#### Exercise goal
Set out exactly, line by line, the stretch of data below that begins at the line containing "dim3 grid((unsigned)nb, (unsigned)x->B);" and ends at the line containing "#define PWL(K_, N_)", with both ends kept.

[Recorded data]

----------

int conv_mfma_fwd(const coma_conv_desc* d, const coma_tensor* x, const void* wk, const float* bias,
                  const coma_tensor* y, hipStream_t s, double2* stats, int stats_inst, int* stats_chunks, void* ws,
                  size_t ws_bytes, int ws_zeroed, int accum, int wk_frag) {
  const bool f32 = x->dtype == COMA_F32;
  if (wk_frag) {
    COMA_CHECK(!accum && aligned16(wk) && conv_mfma_wk_frag_bytes(d, x, y) > 0,
               "conv_mfma: COMA_WK_FRAG on a problem the wide two-group kernel does not take (ask coma_conv_wk_frag_bytes)");
    return conv_mfma_halo<bf16_t>(d, x, wk, bias, y, s, stats, stats_inst, stats_chunks, nullptr, 0, true);
  }
  COMA_CHECK(!accum || conv_mfma_accumulate_ok(d, x, y), "conv_mfma: this problem's kernel family cannot accumulate into y");
  if (f32 && thin16f_ok(d, x, y)) return conv_thin16f(d, x, wk, bias, y, s, stats, stats_inst, stats_chunks);
  if (f32) { if (f32_halo_ok(d, x, y)) return conv_mfma_halo<float>(d, x, wk, bias, y, s, stats, stats_inst, stats_chunks); }
  else if (halo_ok(d, x, y)) return conv_mfma_halo<bf16_t>(d, x, wk, bias, y, s, stats, stats_inst, stats_chunks, ws, ws_bytes);
  if (tconv_ok(d, x, y)) {
    if (f32) return conv_mfma_tconv<float>(d, x, wk, bias, y, s, stats, stats_inst, stats_chunks, accum);
    return conv_mfma_tconv<bf16_t>(d, x, wk, bias, y, s, stats, stats_inst, stats_chunks, accum);
  }
  if (!f32 && pw_ok(d, x, y) && !(x->C % 32 == 0 && y->C % 32 == 0 && x->C * y->C > 64 * 32)) {
    COMA_CHECK(aligned16(wk), "conv_mfma: weights must be 16-byte aligned");
    PwP q;
    q.x = (const bf16_t*)x->data; q.ldx = (int)x->ld; q.sbx = x->sb; q.V = t_vox(x); q.C = x->C;
    q.y = (bf16_t*)y->data; q.ldy = (int)y->ld; q.sby = y->sb; q.N = y->C;
    q.w = (const bf16_t*)wk; q.wsb = d->per_sample_w ? (long)y->C * x->C : 0;
    q.bias = bias; q.bsb = d->per_sample_w ? y->C : 0;
    q.st8 = y->ld % 4 == 0 && y->sb % 4 == 0 && (((uintptr_t)y->data) & 7) == 0;
    q.st16 = y->ld % 8 == 0 && y->sb % 8 == 0 && (((uintptr_t)y->data) & 15) == 0;
    const int ks = (x->C + 15) / 16, nt = (y->C + 31) / 32;
    long nb = ((q.V + 31) / 32 + 3) / 4;
    if (nb > 2048) nb = 2048;
    q.stats = nullptr; q.stats_inst = stats_inst; q.accum = accum;
    if (stats) { q.stats = stats; *stats_chunks = 1; }
    dim3 grid((unsigned)nb, (unsigned)x->B);
    coma_set_kernel_tag("conv_mfma_pw_k<%d, %d>", ks > 4 ? 4 : ks, nt);
#define PWL(K_, N_) hipLaunchKernelGGL((conv_mfma_pw_k<K_, N_>), grid, dim3(256), 0, s, q)
    if (nt == 1) { if (ks == 1) PWL(1, 1); else if (ks == 2) PWL(2, 1); else if (ks == 3) PWL(3, 1); else PWL(4, 1); }
    else { if (ks == 1) PWL(1, 2); else if (ks == 2) PWL(2, 2); else if (ks == 3) PWL(3, 2); else PWL(4, 2); }
#undef PWL
    COMA_LAUNCH_CHECK();
    return 0;
  }
  COMA_CHECK(aligned16(wk) && aligned16(x->data), "conv_mfma: operands must be 16-byte aligned");
  GatherP p;
  p.x = x->data; p.ldx = (int)x->ld; p.sbx = x->sb; p.Di = x->D; p.Hi = x->H; p.Wi = x->W; p.C = x->C;
  p.y = y->data; p.ldy = (int)y->ld; p.sby = y->sb; p.Do = y->D; p.Ho = y->H; p.Wo = y->W; p.N = y->C;
  const int taps = d->ksize * d->ksize * d->ksize;
  p.w = wk; p.wsb = d->per_sample_w ? (long)taps * y->C * x->C : 0;
  p.bias = bias; p.bsb = d->per_sample_w ? y->C : 0;
  p.k = d->ksize; p.stride = d->stride; p.flip = 0; p.accum = accum;
  int mode = 0;
  if (d->form == 1 && d->stride == 1) { p.flip = 1; }
  if (d->form == 1 && d->stride == 2) {
    mode = 1;
    p.Mz = (y->D + 1) / 2; p.My = (y->H + 1) / 2; p.Mx = (y->W + 1) / 2;
  } else {
    p.Mz = y->D; p.My = y->H; p.Mx = y->W;
  }
  if (f32) {
    if (y->C % 128 == 0) return launch_gather<128, float>(p, mode, x->B, s, ws, ws_bytes, ws_zeroed, stats, stats_inst, stats_chunks);
    if (y->C % 64 == 0) return launch_gather<64, float>(p, mode, x->B, s, ws, ws_bytes, ws_zeroed, stats, stats_inst, stats_chunks);
    return launch_gather<32, float>(p, mode, x->B, s, ws, ws_bytes, ws_zeroed, stats, stats_inst, stats_chunks);
  }
  if (y->C % 128 == 0) return launch_gather<128, bf16_t>(p, mode, x->B, s, ws, ws_bytes, ws_zeroed, stats, stats_inst, stats_chunks);
  if (y->C % 64 == 0) return launch_gather<64, bf16_t>(p, mode, x->B, s, ws, ws_bytes, ws_zeroed, stats, stats_inst, stats_chunks);
  return launch_gather<32, bf16_t>(p, mode, x->B, s, ws, ws_bytes, ws_zeroed, stats, stats_inst, stats_chunks);
}

struct Wgrad2P {
  const bf16_t* dyp; int ldn; long sbn;
  const bf16_t* xp; int ldc; long sbc;
  int N, C, D, H, W;
  int ntx, nty, ntz, tiles_total, tiles_per_block, cblocks;
  int vec_n, vec_c;
  int lgd, lgg;
  float* dwk; long wsb;
  int nrep; long rep_stride;
};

----------

#### Response to this task
    dim3 grid((unsigned)nb, (unsigned)x->B);
    coma_set_kernel_tag("conv_mfma_pw_k<%d, %d>", ks > 4 ? 4 : ks, nt);
#define PWL(K_, N_) hipLaunchKernelGGL((conv_mfma_pw_k<K_, N_>), grid, dim3(256), 0, s, q)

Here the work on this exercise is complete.